There's no danger of Gillespie taking himself too seriously with this youth-corrupting bad-boy shtick. Even if he's a faker, he's an expert almost on a par with Bowie. Nevertheless, you wish his belief in songcraft were as strong as his attitude-worship, so that he'd shelve the whips and chains and feast on a fakebook.
On the flip side, you wish oddball Robyn Hitchcock would loosen his straitjacket and become a full-blown loony (like recent ex-jailbird Arthur Lee, perhaps). After the Soft Boys' late-'70s twisted take on power-pop became a cult influence for '80s indie rockers and Hitchcock crafted his string of well-regarded solo albums, he spent the '90s mulling over his past with assorted compilations and live albums and disappearing into Dylan and Hendrix homages. With the recent reissue of the Boys' classic Underwater Moonlight and Hitchcock's use of old songs (and occasionally some ex-Boys themselves) in recent sets, a proper reunion seemed inevitable.
Though he indulges in occasional tired catchphrases ("sha-la-la-la," "here she comes," "alright, alright"), Hitchcock always throws in unexpected turns. Even if lines about the Antichrist and diamonds don't cut it, you have to feel for a guy who pleads for "unprotected love" and grin at his Sebadoh name-drop in a tune poking fun at the music industry. Heads rolling on tennis courts, mothers and houseplants trying to poison you, and square-dance instructions that include vehicle destruction are part and parcel of his sanguine love songs. Like that other famously neurotic Hitchcock, he indulges in strange edits of scenes and imagery, less for suspense than for head-swirling surrealism (which he still does better than the Flaming Lips and the Elephant 6 crew).

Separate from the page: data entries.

-          st_row[j] = (j * NW + wave) * 8 + (ln >> 3);
-          st_k4[j] = 4 * ((ln & 7) ^ ((st_row[j] >> 1) & 7));
-        }
-        int a_rd[T::NFB], a_sw[T::NFB], b_rd[T::NPB], b_sw[T::NPB];
-#pragma unroll
-        for (int fb = 0; fb < T::NFB; ++fb) { const int R = wf + 32 * fb + l31; a_rd[fb] = R * BK; a_sw[fb] = h ^ ((R >> 1) & 7); }
-#pragma unroll
-        for (int pb = 0; pb < T::NPB; ++pb) { const int R = wp + 32 * pb + l31; b_rd[pb] = R * BK; b_sw[pb] = h ^ ((R >> 1) & 7); }
-        unsigned offA[NPW], offB[NPWB];
-#pragma unroll
-        for (int j = 0; j < NPW; ++j) {
-          int rg = f0 + st_row[j];
+          const int r = st_row_of(NPW, j, ln);
+          int rg = f0 + r;
           rg = rg < F ? rg : F - 1;
-          offA[j] = (unsigned)(rg * Llda + st_k4[j]) * 4u;
-        }
-#pragma unroll
-        for (int j = 0; j < NPWB; ++j) {
-          int rb = st_row[j];
-          rb = rb < rowsB ? rb : rowsB - 1;
-          offB[j] = (unsigned)(rb * Lld0 + st_k4[j]) * 4u;
-        }
+          offA[j] = (unsigned)(rg * Llda + st_k4_of(r, ln)) * 4u + (GLDS_OFF_BIAS - 1024u * j);
+        }
+        auto b_offsets = [&](int ld) {
+#pragma unroll
+          for (int j = 0; j < NPWB; ++j) {
+            const int r = st_row_of(NPWB, j, ln);
+            const int rb = r < rowsB ? r : rowsB - 1;
+            offB[j] = (unsigned)(rb * ld + st_k4_of(r, ln)) * 4u + (GLDS_OFF_BIAS - 1024u * j);
+          }
+        };
+        b_offsets(Lld0);
         int b_panel = 0;
         auto b_offsets_for = [&](int k0) {
           const int want = k0 < LK0 ? 0 : 1;
           if (want != b_panel) {
             b_panel = want;
-            const int ld = want ? Lld1 : Lld0;
-#pragma unroll
-            for (int j = 0; j < NPWB; ++j) {
-              int rb = st_row[j];
-              rb = rb < rowsB ? rb : rowsB - 1;
-              offB[j] = (unsigned)(rb * ld + st_k4[j]) * 4u;
-            }
-          }
-        };
+            b_offsets(want ? Lld1 : Lld0);
+          }
+        };
+        const unsigned la0 = __builtin_amdgcn_readfirstlane(lds_addr(As0) + (unsigned)wave * (NPW * PBYTES));
+        const unsigned lb0 = __builtin_amdgcn_readfirstlane(lds_addr(Bs0) + (unsigned)wave * (NPWB * PBYTES));
+        constexpr unsigned A_BUF = G::A_ELEMS * 4u, B_BUF = G::B_ELEMS * 4u;
         struct StageCtx { gfloat_ptr sa, sb; unsigned la, lb; int k0; bool tail; };
-        auto stage_begin = [&](int k0, float* As, float* Bs) {
+        auto stage_begin = [&](int k0, int par) {
           b_offsets_for(k0);
           const bool first = k0 < LK0;
-          const int kend = first ? (LK0 < K ? LK0 : K) : K - LK0;
+          const int kend = first ? kp0 : K - LK0;
           const int kl = first ? k0 : k0 - LK0;
           StageCtx c;
-          c.sa = LA + __builtin_amdgcn_readfirstlane(k0);
-          c.sb = (first ? B0 : B1) + __builtin_amdgcn_readfirstlane(kl);
-          c.la = __builtin_amdgcn_readfirstlane(lds_addr(As) + (unsigned)wave * 1024u);
-          c.lb = __builtin_amdgcn_readfirstlane(lds_addr(Bs) + (unsigned)wave * 1024u);
+          c.sa = LAb + __builtin_amdgcn_readfirstlane(k0);
+          c.sb = (first ? B0b : B1b) + __builtin_amdgcn_readfirstlane(kl);
+          c.la = la0 + (unsigned)par * A_BUF;
+          c.lb = lb0 + (unsigned)par * B_BUF;
           c.k0 = k0;
           c.tail = kl + BK > kend;
           return c;
         };
-        auto piece = [&](const StageCtx& c, int j) {
-          if (j < NPW) glds16s(c.sa, offA[j], __builtin_amdgcn_readfirstlane(c.la + (unsigned)j * PBYTES));
-          else glds16s(c.sb, offB[j - NPW], __builtin_amdgcn_readfirstlane(c.lb + (unsigned)(j - NPW) * PBYTES));
-        };
+        auto stage_whole = [&](const StageCtx& c) { glds16_stage<NPWB>(c.sa, offA, c.la, c.sb, offB, c.lb); };
         auto stage_tail = [&](const StageCtx& c) {
-#pragma unroll
-          for (int j = 0; j < NPW; ++j) piece(c, j);
+          glds16_quad<NPW>(c.sa, offA, c.la);
           const bool first = c.k0 < LK0;
-          const int kend = first ? (LK0 < K ? LK0 : K) : K - LK0;
+          const int kend = first ? kp0 : K - LK0;
           const int kl = first ? c.k0 : c.k0 - LK0;
           const float* bb = first ? B0g : B1g;
           const int ld = first ? Lld0 : Lld1;
 #pragma unroll
           for (int jb = 0; jb < NPWB; ++jb) {
-            int k = kl + st_k4[jb];
+            const int r = st_row_of(NPWB, jb, ln);
+            int k = kl + st_k4_of(r, ln);
             k = k < kend - 4 ? k : kend - 4;
-            int rg = st_row[jb];
-            rg = rg < rowsB ? rg : rowsB - 1;
+            const int rg = r < rowsB ? r : rowsB - 1;
             glds16(bb + (size_t)rg * ld + k, __builtin_amdgcn_readfirstlane(c.lb + (unsigned)jb * PBYTES));
           }
         };
@@ -499,15 +499,15 @@
             for (int r = 0; r < 16; ++r) acc[i][j][r] = 0.f;
 
         float fa0[T::NFB][4], fb0[T::NPB][4], fa1[T::NFB][4], fb1[T::NPB][4];
-        auto frags = [&](const float* Ac, const float* Bc, int i, float (&fa)[T::NFB][4], float (&fb)[T::NPB][4]) {
+        auto frags = [&](int par, int i, float (&fa)[T::NFB][4], float (&fb)[T::NPB][4]) {
 #pragma unroll
           for (int fb_ = 0; fb_ < T::NFB; ++fb_) {
-            const float4 tq = *reinterpret_cast<const float4*>(&Ac[a_rd[fb_] + 4 * (a_sw[fb_] ^ (2 * i))]);
+            const f32x4v tq = lds_read16(fr_a[i] + (unsigned)par * A_BUF + (unsigned)fb_ * (32u * BK * 4u));
             fa[fb_][0] = tq.x; fa[fb_][1] = tq.y; fa[fb_][2] = tq.z; fa[fb_][3] = tq.w;
           }
 #pragma unroll
           for (int pb = 0; pb < T::NPB; ++pb) {
-            const float4 tq = *reinterpret_cast<const float4*>(&Bc[b_rd[pb] + 4 * (b_sw[pb] ^ (2 * i))]);
+            const f32x4v tq = lds_read16(fr_b[i] + (unsigned)par * B_BUF + (unsigned)pb * (32u * BK * 4u));
             fb[pb][0] = tq.x; fb[pb][1] = tq.y; fb[pb][2] = tq.z; fb[pb][3] = tq.w;
           }
         };
@@ -522,29 +522,37 @@
         };
         __builtin_amdgcn_sched_barrier(0);
         if (nk > 1) {
-          const StageCtx c = stage_begin(BK, As1, Bs1);
+          const StageCtx c = stage_begin(BK, 1);
           if (c.tail) stage_tail(c);
-          else {
-#pragma unroll
-            for (int j = 0; j < NPW + NPWB; ++j) piece(c, j);
-          }
-        }
-        frags(As0, Bs0, 0, fa0, fb0);
+          else stage_whole(c);
+        }
+        frags(0, 0, fa0, fb0);
         __builtin_amdgcn_sched_barrier(0);
-        for (int kt = 0; kt < nk; ++kt) {
-          float* Ac = (kt & 1) ? As1 : As0;
-          float* Bc = (kt & 1) ? Bs1 : Bs0;
-          const float* An = (kt & 1) ? As0 : As1;
-          const float* Bn = (kt & 1) ? Bs0 : Bs1;
-          frags(Ac, Bc, 1, fa1, fb1);
+        gfloat_ptr sa, sb;
+        int run_end;
+        auto run_from = [&](int s) {
+          run_end = b_panel ? w1 : w0;
+          sa = LAb + __builtin_amdgcn_readfirstlane(s * BK);
+          sb = (b_panel ? B1b : B0b) + __builtin_amdgcn_readfirstlane((b_panel ? s - n0 : s) * BK);
+        };
+        run_from(2);
+        auto step = [&](auto par_c, int kt) {
+          constexpr int PAR = decltype(par_c)::value;
+          frags(PAR, 1, fa1, fb1);
           quarter(fa0, fb0);
-          frags(Ac, Bc, 2, fa0, fb0);
+          frags(PAR, 2, fa0, fb0);
           quarter(fa1, fb1);
-          frags(Ac, Bc, 3, fa1, fb1);
-          const bool ahead = kt + 2 < nk;
+          frags(PAR, 3, fa1, fb1);
+          const bool steady = kt + 2 < run_end;
+          const bool ahead = !steady && kt + 2 < nk;
           StageCtx c{};
-          if (ahead) c = stage_begin((kt + 2) * BK, Ac, Bc);
-          const bool whole = ahead && !c.tail;
+          if (ahead) {
+            const int pan = b_panel;
+            int k0 = (kt + 2) * BK;
+            asm volatile("" : "+s"(k0));
+            c = stage_begin(k0, PAR);
+            if (b_panel != pan) run_from(kt + 3);
+          }
           quarter(fa0, fb0);
           __builtin_amdgcn_sched_barrier(0);
           const unsigned long long tw0 = STAMP ? __builtin_amdgcn_s_memtime() : 0;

Though the Boys' Kimberley Rew has an impressive track record as a songsmith (Katrina and the Waves, Bangles, a charming recent solo album), the Softs remain Hitchcock's show. And the new record reflects the fascination with melancholy enigmas often heard in his solo work. But thanks to the tasty guitar interactions and sterling harmonies, it adds up to his most impressive set of music in a while. It definitely doesn't disgrace the Boys' past, but that might be because Hitchcock's wise enough not to try to upend his classic material.
Nonetheless, both Primal Scream's and the Soft Boys' new records lack a certain ambition. Hitchcock is a stronger songwriter with more consistent material than Gillespie, but maybe that's because the Screamer tries on more guises. While Gillespie tries to overwhelm, Hitchcock tries to get under your skina more modest but ultimately more emotionally affecting goal. But they each might gain something from trying on the other's goals for sizeif Gillespie could locate his emotions and Hitchcock could be more daring, who knows how far they could go? Any well-meaning therapists out there willing to help?
The Soft Boys play Maxwell's October 25 and the Bowery Ballroom October 26 and 27.